Reproduce every line in the material below that holds "bool".

=== Data to process ===
BEGIN

-__global__ void __launch_bounds__(256) k_nweights(GcDims d, const uint8_t* __restrict__ img,
-                                                  const unsigned long long* __restrict__ bsum, int32_t* __restrict__ nw) {
-    const size_t i = (size_t)blockIdx.x * blockDim.x + threadIdx.x;
-    if (i >= (size_t)d.B * d.P) return;
-    const int b = (int)(i / d.P), p = (int)(i % d.P);
-    const int y = p / d.W, x = p % d.W;
-    const uint8_t* im = img + (size_t)b * d.P * 3;
-    const long long bs = (long long)bsum[b];
-    double beta = 0.0;
-    if (bs > 0) beta = 1.0 / (2.0 * (double)bs / (double)(4ll * d.W * d.H - 3ll * d.W - 3ll * d.H + 2));
+__device__ __forceinline__ double gc_beta(const GcDims& d, unsigned long long bsum) {
+    const long long bs = (long long)bsum;
+    return bs > 0 ? 1.0 / (2.0 * (double)bs / (double)(4ll * d.W * d.H - 3ll * d.W - 3ll * d.H + 2)) : 0.0;
+}
+__device__ __forceinline__ int32_t nlink_cap(double beta, bool diagonal, const uint8_t* a, const uint8_t* b) {
     const double gdiv = GAMMA / sqrt(2.0);
-    for (int k = 0; k < 4; ++k) {
-        int q; int32_t w = 0;
-        if (plane_nb(d, y, x, k, q)) {
-            const double wt = ((k & 1) ? gdiv : GAMMA) * det_exp(-beta * (double)colour_d2(im + 3 * p, im + 3 * q));
-            w = (int32_t)rint(wt * CAP_SCALE);
-        }
-        nw[((size_t)k * d.B + b) * d.P + p] = w;
-    }
+    const double wt = (diagonal ? gdiv : GAMMA) * det_exp(-beta * (double)colour_d2(a, b));
+    return (int32_t)rint(wt * CAP_SCALE);
 }
 
 __global__ void __launch_bounds__(256) k_build_graph(GcDims d, const uint8_t* __restrict__ img,
                                                      const uint8_t* __restrict__ mask, const int32_t* __restrict__ state,
-                                                     const Gmm* __restrict__ gmm, const int32_t* __restrict__ nw,
+                                                     const Gmm* __restrict__ gmm, const unsigned long long* __restrict__ bsum,
                                                      int32_t* __restrict__ rc, int32_t* __restrict__ ex,
-                                                     int32_t* __restrict__ snk, uint8_t* __restrict__ rmask, int warm) {
+                                                     int32_t* __restrict__ snk, uint8_t* __restrict__ rmask,
+                                                     int32_t* __restrict__ tws, int warm) {
     const int b = blockIdx.y, p = blockIdx.x * blockDim.x + threadIdx.x;
     if (p >= d.P || state[b]) return;
     const size_t i = (size_t)b * d.P + p;
@@ -469,7 +463,21 @@
         if (dv > LAMBDA) dv = LAMBDA;
         if (dv < -LAMBDA) dv = -LAMBDA;
     }
-    mf_init_pixel(d, b, p, (int32_t)rint(dv * CAP_SCALE), nw, rc, ex, snk, rmask, warm != 0);
+    const int32_t tw = (int32_t)rint(dv * CAP_SCALE);
+    if (warm) mf_warm_pixel(i, tw, tws[i], ex, snk);
+    else {
+        const uint8_t* im = img + (size_t)b * d.P * 3;
+        const double beta = gc_beta(d, bsum[b]);
+        const int y = p / d.W, x = p % d.W;
+        int32_t cap[8];
+#pragma unroll
+        for (int dir = 0; dir < 8; ++dir) {
+            const int q = dir_nb(d, y, x, dir);
+            cap[dir] = q >= 0 ? nlink_cap(beta, dir >= 4, im + 3 * p, im + 3 * q) : 0;
+        }
+        mf_cold_pixel(i, tw, cap, rc, ex, snk, rmask);
+    }
+    tws[i] = tw;
 }
 
 __global__ void __launch_bounds__(256) k_gc_relabel(GcDims d, const int32_t* __restrict__ state,
@@ -513,11 +521,11 @@
     Gmm* gmm = scratch_t<Gmm>(ctx, S_GC_B, (size_t)B * 2);
     unsigned long long* acc = scratch_t<unsigned long long>(ctx, S_GC_C, (size_t)B * 2 * NCOMP * ACC_W + B);
     uint8_t* comp = scratch_t<uint8_t>(ctx, S_GC_D, BP);
-    int32_t* nw = scratch_t<int32_t>(ctx, S_GC_E, BP * 4);
+    int32_t* tws = scratch_t<int32_t>(ctx, S_GC_E, BP);
     int32_t* rc = scratch_t<int32_t>(ctx, S_GC_F, BP * 8);
     int32_t* ex = scratch_t<int32_t>(ctx, S_GC_G, BP * 3);
     uint8_t* rmask = scratch_t<uint8_t>(ctx, S_GC_L, BP);
-    if (!ctl_bytes || !gmm || !acc || !comp || !nw || !rc || !ex || !rmask) return GGC_E_OOM;
+    if (!ctl_bytes || !gmm || !acc || !comp || !tws || !rc || !ex || !rmask) return GGC_E_OOM;
     int32_t* snk = ex + BP;
     int32_t* dist = ex + 2 * BP;
     unsigned long long* bsum = acc + (size_t)B * 2 * NCOMP * ACC_W;
@@ -552,30 +560,31 @@
             hipLaunchKernelGGL(k_km_pick, dim3(B), dim3(128), 0, st, d, k, (uint64_t)seed, image, mask, state, d2, chunk_cnt, chunk_d2, km);
         }
         for (int it = 0; it < 10; ++it) {
-            hipLaunchKernelGGL(k_km_assign, dim3(cdiv(d.P, 256 * BIN_PX), B), dim3(256), 0, st, d, image, mask, state, km, comp, acc);
+            hipLaunchKernelGGL(k_km_assign, dim3(cdiv(d.P, 256 * BIN_PX), B), dim3(256), 0, st, d, image, mask, state, km, comp, acc, it == 9 ? 1 : 0);
             hipLaunchKernelGGL(k_km_update, dim3(cdiv(B * 2 * NCOMP, 256)), dim3(256), 0, st, B, state, km, acc, it < 9 ? 1 : 0);
         }
-        hipLaunchKernelGGL((k_gmm_accum<0>), dim3(cdiv(d.P, 256 * BIN_PX), B), dim3(256), 0, st, d, image, mask, state, gmm, comp, acc);
+        hipLaunchKernelGGL((k_gmm_accum<0>), dim3(cdiv(d.P, 256 * BIN_PX), B), dim3(256), 0, st, d, image, mask, state, gmm, comp, (const int32_t*)nullptr, acc);
         hipLaunchKernelGGL(k_gmm_learn, dim3(cdiv(B * 2, 64)), dim3(64), 0, st, B, state, acc, gmm);
     }
     GGC_LAUNCH_CHECK(ctx);
 
     if (n_iter > 0) {
         hipLaunchKernelGGL(k_beta, red, dim3(256), 0, st, d, image, bsum);
-        hipLaunchKernelGGL(k_nweights, dim3(cdiv(BP, 256)), dim3(256), 0, st, d, image, bsum, nw);
         GGC_LAUNCH_CHECK(ctx);
+        int n_open = -1;
         for (int it = 0; it < n_iter; ++it) {
             const bool warm = knobs().mf_warm && it > 0;
             {
                 ProfScope prof(ctx, st, "grabcut_gmm");
-                hipLaunchKernelGGL((k_gmm_accum<1>), dim3(cdiv(d.P, 256 * BIN_PX), B), dim3(256), 0, st, d, image, mask, state, gmm, comp, acc);
+                hipLaunchKernelGGL((k_gmm_accum<1>), dim3(cdiv(d.P, 256 * BIN_PX), B), dim3(256), 0, st, d, image, mask, state, gmm, comp,
+                                   (const int32_t*)(it > 0 ? dist : nullptr), acc);
                 hipLaunchKernelGGL(k_gmm_learn, dim3(cdiv(B * 2, 64)), dim3(64), 0, st, B, state, acc, gmm);
-                hipLaunchKernelGGL(k_build_graph, dim3(cdiv(d.P, 256), B), dim3(256), 0, st, d, image, mask, state, gmm, nw, rc, ex, snk, rmask, warm ? 1 : 0);
+                hipLaunchKernelGGL(k_build_graph, dim3(cdiv(d.P, 256), B), dim3(256), 0, st, d, image, mask, state, gmm, bsum, rc, ex, snk, rmask, tws, warm ? 1 : 0);
             }
             GGC_LAUNCH_CHECK(ctx);
-            const int rcode = maxflow(ctx, st, d, state, rc, ex, snk, dist, rmask, mf, !warm);
+            const int rcode = maxflow(ctx, st, d, state, rc, ex, snk, dist, rmask, mf, !warm, n_open);
             if (rcode) return rcode;
-            hipLaunchKernelGGL(k_gc_relabel, dim3(cdiv(BP, 256)), dim3(256), 0, st, d, state, dist, mask);
+            if (it == n_iter - 1) hipLaunchKernelGGL(k_gc_relabel, dim3(cdiv(BP, 256)), dim3(256), 0, st, d, state, dist, mask);
             GGC_LAUNCH_CHECK(ctx);
         }
     }
diff --git a/gcn-grabcut_amd/csrc/ggc_gridflow.hip b/gcn-grabcut_amd/csrc/ggc_gridflow.hip
--- a/gcn-grabcut_amd/csrc/ggc_gridflow.hip
+++ b/gcn-grabcut_amd/csrc/ggc_gridflow.hip
@@ -30,12 +30,16 @@
     if ((threadIdx.x & 63) == 0 && bad) atomicOr(err, bad);
 }
 
-__global__ void __launch_bounds__(256) k_gf_build(GcDims d, const int32_t* __restrict__ tw, const int32_t* __restrict__ nw,
-                                                  int32_t* __restrict__ rc, int32_t* __restrict__ ex, int32_t* __restrict__ snk,
-                                                  uint8_t* __restrict__ rmask, int warm) {
+__global__ void __launch_bounds__(256) k_gf_build(GcDims d, const int32_t* __restrict__ tw, const int32_t* __restrict__ tw_old,
+                                                  const int32_t* __restrict__ nw, int32_t* __restrict__ rc, int32_t* __restrict__ ex,
+                                                  int32_t* __restrict__ snk, uint8_t* __restrict__ rmask) {
     const int b = blockIdx.y, p = blockIdx.x * blockDim.x + threadIdx.x;
     if (p >= d.P) return;
-    mf_init_pixel(d, b, p, tw[(size_t)b * d.P + p], nw, rc, ex, snk, rmask, warm != 0);
+    const size_t i = (size_t)b * d.P + p;
+    if (tw_old) { mf_warm_pixel(i, tw[i], tw_old[i], ex, snk); return; }
+    int32_t cap[8];
+    mf_plane_caps(d, b, p, nw, cap);
+    mf_cold_pixel(i, tw[i], cap, rc, ex, snk, rmask);
 }
 
 __global__ void __launch_bounds__(256) k_gf_side(size_t n, const int32_t* __restrict__ dist, uint8_t* __restrict__ side) {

END

=== Solution to this task ===
+__device__ __forceinline__ int32_t nlink_cap(double beta, bool diagonal, const uint8_t* a, const uint8_t* b) {
             const bool warm = knobs().mf_warm && it > 0;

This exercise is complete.